Zu den Tools ich hab nur TurboV EVO drauf der Rest lahmt bei mir Windows.


----------



## oxoViperoxo (24. September 2010)

Danke schonmal für deine Antwort. USB und Sata Treiber werde ich dann auch mal mit installieren. Was ist denn der NEC und wofür ist der TurboV Evo? 
Ist für Bluetooth nicht diese kleine Karte da? Sprich man kann dies auch weg lassen!? (Habe das Board ja noch nicht)


----------



## Spiff (24. September 2010)

Danke jonnyB genau das wollte ich wissen. Bin jetzt auch stolzer Besitzer eine Rampage III Extreme Boards


----------



## JonnyB1989 (27. September 2010)

oxoViperoxo schrieb:


> Danke schonmal für deine Antwort. USB und Sata Treiber werde ich dann auch mal mit installieren. Was ist denn der NEC und wofür ist der TurboV Evo?
> Ist für Bluetooth nicht diese kleine Karte da? Sprich man kann dies auch weg lassen!? (Habe das Board ja noch nicht)



Der Nec Treiber ist für den USB 3.0 Controler, ohne Treiber ist im Geräte Manager ein Gelbes Fragezeichen. 
TurboV EVO ist zum ändern der Spannungen und der BLK unter Windows.

Die Bluetooth Karte kann natürlich weggelassen werden, dann ist halt hinten eine Kleine Lücke an der I/O Blende. Der nachträgliche Einbau ist mechanisch bedingt mit nem Boardausbau verbunden.


----------



## oxoViperoxo (27. September 2010)

Danke für deine Antwort. Sollte ich den Intel(R) Gigabit Ethernet Driver auch installieren, oder ist das überflüssig?


----------



## Kaki008 (29. September 2010)

Hab nen Problem.. Also, wenn ich eine Netzwerkkarte einstecke dann bootet er nicht bleibt bei dem VGA lämple stehen.. Was kann ich tun? Oder ist das auch nen defekt? -.-


----------



## JonnyB1989 (2. Oktober 2010)

oxoViperoxo schrieb:


> Danke für deine Antwort. Sollte ich den Intel(R) Gigabit Ethernet Driver auch installieren, oder ist das überflüssig?

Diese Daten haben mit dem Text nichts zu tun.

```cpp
hipError_t launch_sweep_pp2(const NodeTable &t, const uint32_t *cand, uint32_t n_rows, const ms_pod_rec *pods1, uint32_t n1,
                            unsigned long long *keys1, const ms_pod_rec *pods2, uint32_t n2, unsigned long long *keys2,
                            uint32_t seed32, uint32_t present, int num_cus, hipStream_t s, hipEvent_t done) {
    if (n_rows > kPpMaxFusedRows) return hipErrorInvalidValue;
    return sweep_pp_impl(t, cand, n_rows, pods1, n1, seed32, keys1, nullptr, present, num_cus, s, 0, done,
                         (uint32_t)sizeof(ms_pod_rec), nullptr, pods2, n2, keys2);
}

hipError_t launch_sweep_pp_compact(const NodeTable &t, const uint32_t *cand, uint32_t n_rows, const ms_pod_compact *pods, uint32_t n_pods,
                                   uint32_t seed32, ms_result_compact *results, uint32_t present, int num_cus,
                                   hipStream_t s) {
    static_assert(sizeof(ms_pod_compact) == 8 && sizeof(ms_result_compact) == 8, "compact records");
    if (n_rows > kPpMaxFusedRows || !results) return hipErrorInvalidValue;
    return sweep_pp_impl(t, cand, n_rows, reinterpret_cast<const ms_pod_rec *>(pods), n_pods, seed32, nullptr, nullptr,
                         present, num_cus, s, 1, nullptr, (uint32_t)sizeof(ms_pod_compact), results);
}

}
```

Before: 57270 billion pod×node evals/s.

## Deal list tiles and pod ranges across wave groups in sweep_lists

Waves are now split into up to four groups. Each group takes a share of the pod blocks per digit, rotated between digits so the load stays balanced, and each wave holds up to G×4 candidate tiles in registers instead of 4. The intent is more register reuse of the loaded tiles across pods and fewer redundant tile loads per pod. The cost is higher register pressure from larger B arrays, which may hurt occupancy, plus a runtime-looped tail path. The change also adds optional timeline instrumentation that is compiled out by default.

After: 59650 billion pod×node evals/s, median of 6. +4.1%, better.

```diff
diff --git a/mini-kube-scheduler_amd/csrc/ms_pp_deal.h b/mini-kube-scheduler_amd/csrc/ms_pp_deal.h
--- /dev/null
+++ b/mini-kube-scheduler_amd/csrc/ms_pp_deal.h
@@ -0,0 +1,105 @@
+#pragma once
+
+#include <cstdint>
+
+#if !defined(__HIPCC__) && !defined(__host__)
+#define __host__
+#define __device__
+#define MS_PP_DEAL_OWN_ATTRS
+#endif
+
+namespace msgpu {
+
+constexpr uint32_t kDealTiles = 4;
+
+struct WaveDeal {
+    uint32_t groups;
+    uint32_t gshift;
+    uint32_t group;
+    uint32_t index;
+    uint32_t wpg;
+    uint32_t inv;
+};
+
+__host__ __device__ inline uint32_t deal_groups(uint32_t waves, uint32_t want) {
+    if (waves % 4u) return 1u;
+    uint32_t g = want >= 4u ? 4u : want >= 2u ? 2u : 1u;
+    while (g > 1u && (waves / 4u) % g) g >>= 1;
+    return g;
+}
+
+__host__ __device__ inline WaveDeal wave_deal(uint32_t wv, uint32_t waves, uint32_t want) {
+    WaveDeal D;
+    D.groups = deal_groups(waves, want);
+    D.gshift = D.groups >> 1;
+    D.group = (wv >> 2) & (D.groups - 1u);
+    D.index = (wv & 3u) + 4u * ((wv >> 2) >> D.gshift);
+    D.wpg = waves >> D.gshift;
+    D.inv = 0xFFFFFFFFu / D.wpg + 1u;
+    return D;
+}
+
+__host__ __device__ inline uint32_t deal_div(const WaveDeal &D, uint32_t n) {
+    return D.wpg == 1u ? n : (uint32_t)(((unsigned long long)n * D.inv) >> 32);
+}
+
+__host__ __device__ inline uint32_t deal_hold(const WaveDeal &D) { return kDealTiles << D.gshift; }
+__host__ __device__ inline uint32_t deal_pass_tiles(const WaveDeal &D) { return deal_hold(D) * D.wpg; }
+
+struct DigitDeal {
+    uint32_t off, nt, ns;
+};
+
+__host__ __device__ inline DigitDeal deal_digit(const WaveDeal &D, uint32_t ntile, uint32_t ns_all) {
+    DigitDeal X;
+    X.off = D.index;
+    const uint32_t qt = deal_div(D, ntile), rt = ntile - qt * D.wpg;
+    const uint32_t qs = deal_div(D, ns_all), rs = ns_all - qs * D.wpg;
+    X.nt = qt + (X.off < rt ? 1u : 0u);
+    X.ns = qs + (X.off < rs ? 1u : 0u);
+    return X;
+}
+
+struct TileDeal {
+    uint32_t first, nt, ns;
+};
+
+__host__ __device__ inline TileDeal deal_tiles(const WaveDeal &D, const DigitDeal &X, uint32_t pass) {
+    const uint32_t hold = deal_hold(D), done = pass * hold;
+    TileDeal T;
+    T.first = done * D.wpg + X.off;
+    T.nt = X.nt > done ? X.nt - done : 0u;
+    if (T.nt > hold) T.nt = hold;
+    T.ns = X.ns > done ? X.ns - done : 0u;
+    if (T.ns > T.nt) T.ns = T.nt;
+    return T;
+}
+
+struct PodDeal {
+    uint32_t beg, end;
+};
+
+__host__ __device__ inline PodDeal deal_pods(const WaveDeal &D, uint32_t prot, uint32_t beg, uint32_t end) {
+    const uint32_t nb = end > beg ? (end - beg + 7u) >> 3 : 0u;
+    const uint32_t base = nb >> D.gshift, extra = nb & (D.groups - 1u);
+    const uint32_t gi = (D.group - prot) & (D.groups - 1u);
+    const uint32_t start = gi * base + (gi < extra ? gi : extra), cnt = base + (gi < extra ? 1u : 0u);
+    PodDeal P;
+    P.beg = beg + 8u * start;
+    P.end = beg + 8u * (start + cnt);
+    if (P.end > end) P.end = end;
+    if (cnt == 0u || P.beg > P.end) P.beg = P.end;
+    return P;
+}
+
+__host__ __device__ inline uint32_t deal_prot_next(const WaveDeal &D, uint32_t prot, uint32_t n) {
+    return (prot + ((n + 7u) >> 3)) & (D.groups - 1u);
+}
+
+}
+
+#ifdef MS_PP_DEAL_OWN_ATTRS
+#undef __host__
+#undef __device__
+#undef MS_PP_DEAL_OWN_ATTRS
+#endif
diff --git a/mini-kube-scheduler_amd/csrc/ms_sweep_pp.hip b/mini-kube-scheduler_amd/csrc/ms_sweep_pp.hip
--- a/mini-kube-scheduler_amd/csrc/ms_sweep_pp.hip
+++ b/mini-kube-scheduler_amd/csrc/ms_sweep_pp.hip
@@ -4,10 +4,36 @@
 #include <cstdlib>
 
 #include "ms_device.h"
+#include "ms_pp_deal.h"
+
+#ifdef MS_PP_TIMELINE
+#include <cstdio>
+#include <vector>
+#endif
 
 namespace msgpu {
 
 namespace {
+
+#ifdef MS_PP_TIMELINE
+constexpr uint32_t kTlEntry = 0, kTlSorted = 1, kTlPlanes = 2, kTlBarrier = 3, kTlPlaneSweep = 4;
+constexpr uint32_t kTlDigit = 5;
+constexpr uint32_t kTlDone = 35, kTlFinalBarrier = 36, kTlExit = 37, kTlHwId = 38, kTlSlots = 40;
+__device__ unsigned long long *g_pp_tl;
+__device__ __forceinline__ void pp_stamp(uint32_t slot, bool hwid = false) {
+    unsigned long long *tl = g_pp_tl;
+    if (!tl) return;
+    const uint32_t waves = blockDim.x >> 6, wg = blockIdx.x * gridDim.y + blockIdx.y;
+    const unsigned long long t =
+        hwid ? (unsigned long long)__builtin_amdgcn_s_getreg((31 << 11) | 4) : __builtin_amdgcn_s_memrealtime();
+    if ((threadIdx.x & 63u) == 0u) tl[((size_t)wg * waves + (threadIdx.x >> 6)) * kTlSlots + slot] = t;
+}
+#define MS_PP_STAMP(slot) pp_stamp(slot)
+#define MS_PP_TILES_USED(B) asm volatile("" ::"v"((B)[0]), "v"((B)[sizeof(B) / sizeof((B)[0]) - 1]))
+#else
+#define MS_PP_STAMP(slot) ((void)0)
+#define MS_PP_TILES_USED(B) ((void)0)
+#endif
 
 template <typename F>
 constexpr uint32_t truth3(F f) {
@@ -22,8 +48,10 @@
 constexpr uint32_t kTailShare = 4;
 
 constexpr int kPpWords = 4;
+static_assert(kDealTiles == (uint32_t)kPpWords, "a group's tiles take the registers of a wave's words");
 constexpr int kPpWordsSmall = 8;
 constexpr int kPpMaxWaves = 16;
+constexpr uint32_t kPpGroups = 4;
 constexpr uint32_t kPpSmallGroups = 64u * kPpWordsSmall;
 
 struct Word {
@@ -308,8 +336,8 @@
     return (uint32_t)__builtin_amdgcn_readlane((int)v, (int)l);
 }
 
-template <int NT>
-__device__ __forceinline__ void sweep_list_pods(const uint32_t (&B)[3 * kPpWords], const uint2 *pinfo, uint32_t beg,
+template <int NMAX, int NT>
+__device__ __forceinline__ void sweep_list_pods(const uint32_t (&B)[3 * NMAX], const uint2 *pinfo, uint32_t beg,
                                                 uint32_t end, uint32_t lane, u64 *lds) {
     for (uint32_t pb = beg; pb < end; pb += 64) {
         const uint32_t nblk = min(64u, end - pb);
@@ -325,7 +353,7 @@
                     for (int i = 0; i < 3 * NT; ++i) h = max(h, mix32(B[i] + A));
                     r[t] = h;
                 }
-            } else {
+            } else if constexpr (NT <= kPpWords) {
 #pragma unroll
                 for (int t = 0; t < 8; ++t) {
                     r[t] = 0;
@@ -334,6 +362,18 @@
 #pragma unroll
                         for (int i = 0; i < 3 * NT; ++i) r[t] = max(r[t], mix32(B[i] + A));
                     }
+                }
+            } else {
+#pragma unroll
+                for (int t = 0; t < 8; ++t) r[t] = 0;
+#pragma unroll 1
+                for (uint32_t t = 0; t < nblk - j; ++t) {
+                    const uint32_t A = (uint32_t)__builtin_amdgcn_readlane((int)a_l, (int)(j + t));
+                    uint32_t h = 0;
+#pragma unroll
+                    for (int i = 0; i < 3 * NT; ++i) h = max(h, mix32(B[i] + A));
+#pragma unroll
+                    for (int u = 0; u < 8; ++u) r[u] = t == (uint32_t)u ? h : r[u];
                 }
             }
             const uint32_t u = reduce8(r, lane);
@@ -343,43 +383,59 @@
     }
 }
 
-__device__ __forceinline__ void sweep_list_tiles(uint32_t n, const uint32_t (&B)[3 * kPpWords], const uint2 *pinfo,
+template <int NMAX, int N = 1>
+__device__ __forceinline__ void sweep_list_tiles(uint32_t n, const uint32_t (&B)[3 * NMAX], const uint2 *pinfo,
                                                  uint32_t beg, uint32_t end, uint32_t lane, u64 *lds) {
-    switch (n) {
-        case 1: sweep_list_pods<1>(B, pinfo, beg, end, lane, lds); break;
-        case 2: sweep_list_pods<2>(B, pinfo, beg, end, lane, lds); break;
-        case 3: sweep_list_pods<3>(B, pinfo, beg, end, lane, lds); break;
-        default: sweep_list_pods<4>(B, pinfo, beg, end, lane, lds); break;
-    }
-}
-
+    if constexpr (N >= NMAX) {
+        sweep_list_pods<NMAX, NMAX>(B, pinfo, beg, end, lane, lds);
+    } else {
+        if (n == (uint32_t)N) sweep_list_pods<NMAX, N>(B, pinfo, beg, end, lane, lds);
+        else sweep_list_tiles<NMAX, N + 1>(n, B, pinfo, beg, end, lane, lds);
+    }
+}
+
+template <int NMAX>
 __device__ __forceinline__ void load_list_tiles(const uint32_t *__restrict__ cand, uint32_t off, uint32_t t0,
-                                                uint32_t nt, uint32_t waves, uint32_t lane,
-                                                uint32_t (&B)[3 * kPpWords]) {
-#pragma unroll
-    for (int k = 0; k < kPpWords; ++k) {
-        const uint32_t tile = t0 + ((uint32_t)k < nt ? (uint32_t)k * waves : 0u);
+                                                uint32_t nt, uint32_t stride, uint32_t lane,
+                                                uint32_t (&B)[3 * NMAX]) {
+#pragma unroll
+    for (int k = 0; k < NMAX; ++k) {
+        const uint32_t tile = t0 + ((uint32_t)k < nt ? (uint32_t)k * stride : 0u);
         const uint32_t *e = cand + kCandHeader + off + tile * kCandTile + lane;
 #pragma unroll
         for (int i = 0; i < 3; ++i) B[3 * k + i] = e[i * 64];
     }
 }
 
+template <int G>
 __device__ __forceinline__ void sweep_lists(const uint32_t *__restrict__ cand, const ClassLanes &C,
                                             const uint2 *pinfo, uint32_t wv, uint32_t waves, uint32_t lane,
                                             u64 *lds) {
+    constexpr int NMAX = G * kPpWords;
+    const WaveDeal D = wave_deal(wv, waves, (uint32_t)G);
+    uint32_t prot = 0;
     for (uint32_t s = 0; s < kPpClasses; s += 2) {
         const uint32_t b0 = lane_value(C.beg, s), b1 = lane_value(C.end, s), b2 = lane_value(C.end, s + 1u);
         if (b0 >= b2) continue;
         const DigitLists L = {lane_value(C.L.off, s), lane_value(C.L.ns, s), lane_value(C.L.nt, s)};
         const uint32_t ntile = list_tiles(L, b1 < b2);
-        for (uint32_t t0 = wv; t0 < ntile; t0 += kPpWords * waves) {
-            const uint32_t nt = min((uint32_t)kPpWords, (ntile - t0 + waves - 1u) / waves);
-            const uint32_t ns = t0 < L.ns ? min((uint32_t)kPpWords, (L.ns - t0 + waves - 1u) / waves) : 0u;
-            uint32_t B[3 * kPpWords];
-            load_list_tiles(cand, L.off, t0, nt, waves, lane, B);
-            if (ns != 0u && b0 < b1) sweep_list_tiles(ns, B, pinfo, b0, b1, lane, lds);
-            if (b1 < b2) sweep_list_tiles(nt, B, pinfo, b1, b2, lane, lds);
+        const PodDeal P0 = deal_pods(D, prot, b0, b1);
+        prot = deal_prot_next(D, prot, b1 - b0);
+        const PodDeal P1 = deal_pods(D, prot, b1, b2);
+        prot = deal_prot_next(D, prot, b2 - b1);
+        const DigitDeal X = deal_digit(D, ntile, L.ns);
+        if (P0.beg >= P0.end && P1.beg >= P1.end) continue;
+        for (uint32_t pass = 0;; ++pass) {
+            const TileDeal T = deal_tiles(D, X, pass);
+            if (T.nt == 0u) break;
+            uint32_t B[3 * NMAX];
+            MS_PP_STAMP(kTlDigit + 3u * (s >> 1));
+            load_list_tiles<NMAX>(cand, L.off, T.first, T.nt, D.wpg, lane, B);
+            MS_PP_TILES_USED(B);
+            MS_PP_STAMP(kTlDigit + 3u * (s >> 1) + 1u);
+            if (T.ns != 0u && P0.beg < P0.end) sweep_list_tiles<NMAX>(T.ns, B, pinfo, P0.beg, P0.end, lane, lds);
+            if (P1.beg < P1.end) sweep_list_tiles<NMAX>(T.nt, B, pinfo, P1.beg, P1.end, lane, lds);
+            MS_PP_STAMP(kTlDigit + 3u * (s >> 1) + 2u);
         }
     }
 }
@@ -440,7 +496,7 @@
     uint32_t n_pods, nblk1;
 };
 
-template <int KW, bool TP>
+template <int KW, bool TP, int G>
 __global__ __launch_bounds__(64 * kPpMaxWaves) void k_sweep_nunn_pp(
     const uint32_t *__restrict__ planes, uint32_t gstride, uint32_t n_groups, uint32_t node_base,
     const ms_pod_rec *__restrict__ pods1, uint32_t n_pods1, uint32_t chunk, uint32_t seed32, u64 *__restrict__ keys1,
@@ -448,6 +504,7 @@
     uint32_t pstride, ms_result_compact *__restrict__ resc, PpJob2 j2, int fix_ok, uint32_t xtra,
     const uint32_t *__restrict__ cand) {
     extern __shared__ u64 lds[];
+    MS_PP_STAMP(kTlEntry);
     uint2 *pinfo = reinterpret_cast<uint2 *>(lds + chunk + (xtra ? 8u : 0u));
     const uint32_t lane = lane_id();
     const uint32_t wv = (uint32_t)__builtin_amdgcn_readfirstlane((int)(threadIdx.x >> 6));
@@ -507,6 +564,7 @@
         }
     }
 
+    MS_PP_STAMP(kTlSorted);
     const uint32_t waves = blockDim.x >> 6;
     const uint32_t g0 = blockIdx.y * waves * 64u * KW;
     const uint32_t ng = min(n_groups - g0, waves * 64u * KW);
@@ -554,7 +612,9 @@
     }
     const bool gen = __ballot(over) != 0;
     const int mode = gen ? kModeGen : (fix_ok && __ballot(misaligned) == 0) ? kModeFix : kModeFast;
+    MS_PP_STAMP(kTlPlanes);
     __syncthreads();
+    MS_PP_STAMP(kTlBarrier);
     if (np && (nw || tpt)) {
         switch (nw * 6 + mode * 2 + (tpt ? 1 : 0)) {
 #define MS_PP_CASE1(N, M, T)                                                                                     \
@@ -585,10 +645,13 @@
                 break;
         }
     }
+    MS_PP_STAMP(kTlPlaneSweep);
     if constexpr (KW == kPpWords)
         if (np && lists)
-            sweep_lists(cand, class_lanes(hdr, rb, node_base % 10u, lane), pinfo, wv, waves, lane, lds);
+            sweep_lists<G>(cand, class_lanes(hdr, rb, node_base % 10u, lane), pinfo, wv, waves, lane, lds);
+    MS_PP_STAMP(kTlDone);
     __syncthreads();
+    MS_PP_STAMP(kTlFinalBarrier);
     for (uint32_t i = threadIdx.x; i < np; i += blockDim.x) {
         const u64 v = lds[i];
         const uint2 pe = pinfo[i];
@@ -624,6 +687,10 @@
             }
         }
     }
+    MS_PP_STAMP(kTlExit);
+#ifdef MS_PP_TIMELINE
+    pp_stamp(kTlHwId, true);
+#endif
 }
 
 __host__ __device__ inline uint32_t cdiv(uint32_t a, uint32_t b) { return (a + b - 1) / b; }
@@ -810,11 +877,25 @@
     constexpr int fix_ok = 1;
     const PpJob2 j2 = {pods2, reinterpret_cast<u64 *>(keys2), n_pods2, nblk1};
     if (pods2 && (gy > 1 || results || resc || !keys || !keys2)) return hipErrorInvalidValue;
+#ifdef MS_PP_TIMELINE
+    static unsigned long long *d_tl = nullptr;
+    static size_t tl_cap = 0;
+    const char *tlf = getenv("MS_PP_TIMELINE");
+    const size_t tl_n = (size_t)grid.x * grid.y * W * kTlSlots;
+    if (tlf && tl_n > tl_cap) {
+        (void)hipFree(d_tl);
+        if (hipMalloc(&d_tl, tl_n * sizeof(*d_tl)) != hipSuccess) return hipErrorOutOfMemory;
+        tl_cap = tl_n;
+    }
+    if (tlf && hipMemsetAsync(d_tl, 0, tl_n * sizeof(*d_tl), s) != hipSuccess) return hipErrorUnknown;
+    unsigned long long *tl_arg = tlf ? d_tl : nullptr;
+    if (hipMemcpyToSymbol(HIP_SYMBOL(g_pp_tl), &tl_arg, sizeof(tl_arg)) != hipSuccess) return hipErrorUnknown;
+#endif
     if (gy > 1) {
         if (!keys || resc) return hipErrorInvalidValue;
         hipError_t e = hipMemsetAsync(keys, 0, sizeof(unsigned long long) * n_pods, s);
         if (e != hipSuccess) return e;
-        hipLaunchKernelGGL((k_sweep_nunn_pp<kPpWords, false>), grid, dim3(64 * W),
+        hipLaunchKernelGGL((k_sweep_nunn_pp<kPpWords, false, 1>), grid, dim3(64 * W),
                            chunk * (sizeof(u64) + sizeof(uint2)) + kPpSortWords * sizeof(uint32_t), s, t.planes,
                            t.gcap, n_groups, t.base, pods, n_pods, chunk, seed32, keys, 1, (ms_result *)nullptr, present,
                            t, 0, (uint32_t)sizeof(ms_pod_rec), (ms_result_compact *)nullptr, PpJob2{}, fix_ok, 0u,
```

Wird normalerweise Automatisch mit dem Chipsatz Treiber installiert. 



Kaki008 schrieb:


> Hab nen Problem.. Also, wenn ich eine  Netzwerkkarte einstecke dann bootet er nicht bleibt bei dem VGA lämple  stehen.. Was kann ich tun? Oder ist das auch nen defekt? -.-



Wenn du nen zweiten PC hast kannst du mal schaun Was das Rog Conect für nen Fehler ausgibt. 
Hast du so nen Kleinen Speaker dran? Wenn ja was für beepCodes gibt er aus?
Lan Controller deaktiviert im Bios? Kann sein das es Kompatibilitätsprobleme gibt.


----------



## Kaki008 (2. Oktober 2010)

Oh vergessen zu editieren..
Es funktioniert jetzt..
Hab einfach nochmal die Karte ausgesteckt. 
Pc gestartet natürlich erfolgreich.
Pc aus. 
Netzteil weg.
Karte rein.
Pc bootet und erkennt alles..

Komisch, denn ich wollte meine GTX285 rein machen, die ich für 160 € ergattert habe von einem Freund einbauen neben meiner HD 5850 und der PC startete nicht. Blieb immer bei dem CPU oder VGA Lämple stehen..
Ohne die funktioniert es natürlich..


----------



## JonnyB1989 (3. Oktober 2010)

Ich hab auch schon mit ner defekten Graka gebootet, der Pc is bis ins Windows hoch gefahren, aber mit Bildausgabe war halt nix und das VGA Lämpchen hat geleuchtet.


----------



## Kaki008 (3. Oktober 2010)

Aber in einem anderen PC läuft die Graka.
Und auf der Karte ist ein Lämple das anzeigt ob die Graka defekt ist oder nicht..
Ich bekomme ja kein Bild!


----------



## Vasili8181 (3. Oktober 2010)

Kaki008 schrieb:


> Aber in einem anderen PC läuft die Graka.
> Und auf der Karte ist ein Lämple das anzeigt ob die Graka defekt ist oder nicht..
> Ich bekomme ja kein Bild!


 
Hatte auch das Problem mit GTX480 AMP und einem LG W2453TQ.
Jetzt mit Samsung B2430L nicht mehr.
Der Support von ASUS und Zotac sagten mir das die ID Daten vom Monitor nicht korrekt gelesen werden.
Alle varianten mit zweit PC getesten.Es lag am Monitor.


----------



## JonnyB1989 (3. Oktober 2010)

Kommt auf die Grafikkarte an Meine GTX 280 hat so ne LED, die GTX285 von meinem Verwandten hat se nicht, genauso wenig wie meine 8800 GTS G92 Welche leider das zeitliche gesegnet hat.
Die neue GTX480 FTW! hat keine LED. Also sehr unterschiedlich die ganze Sache.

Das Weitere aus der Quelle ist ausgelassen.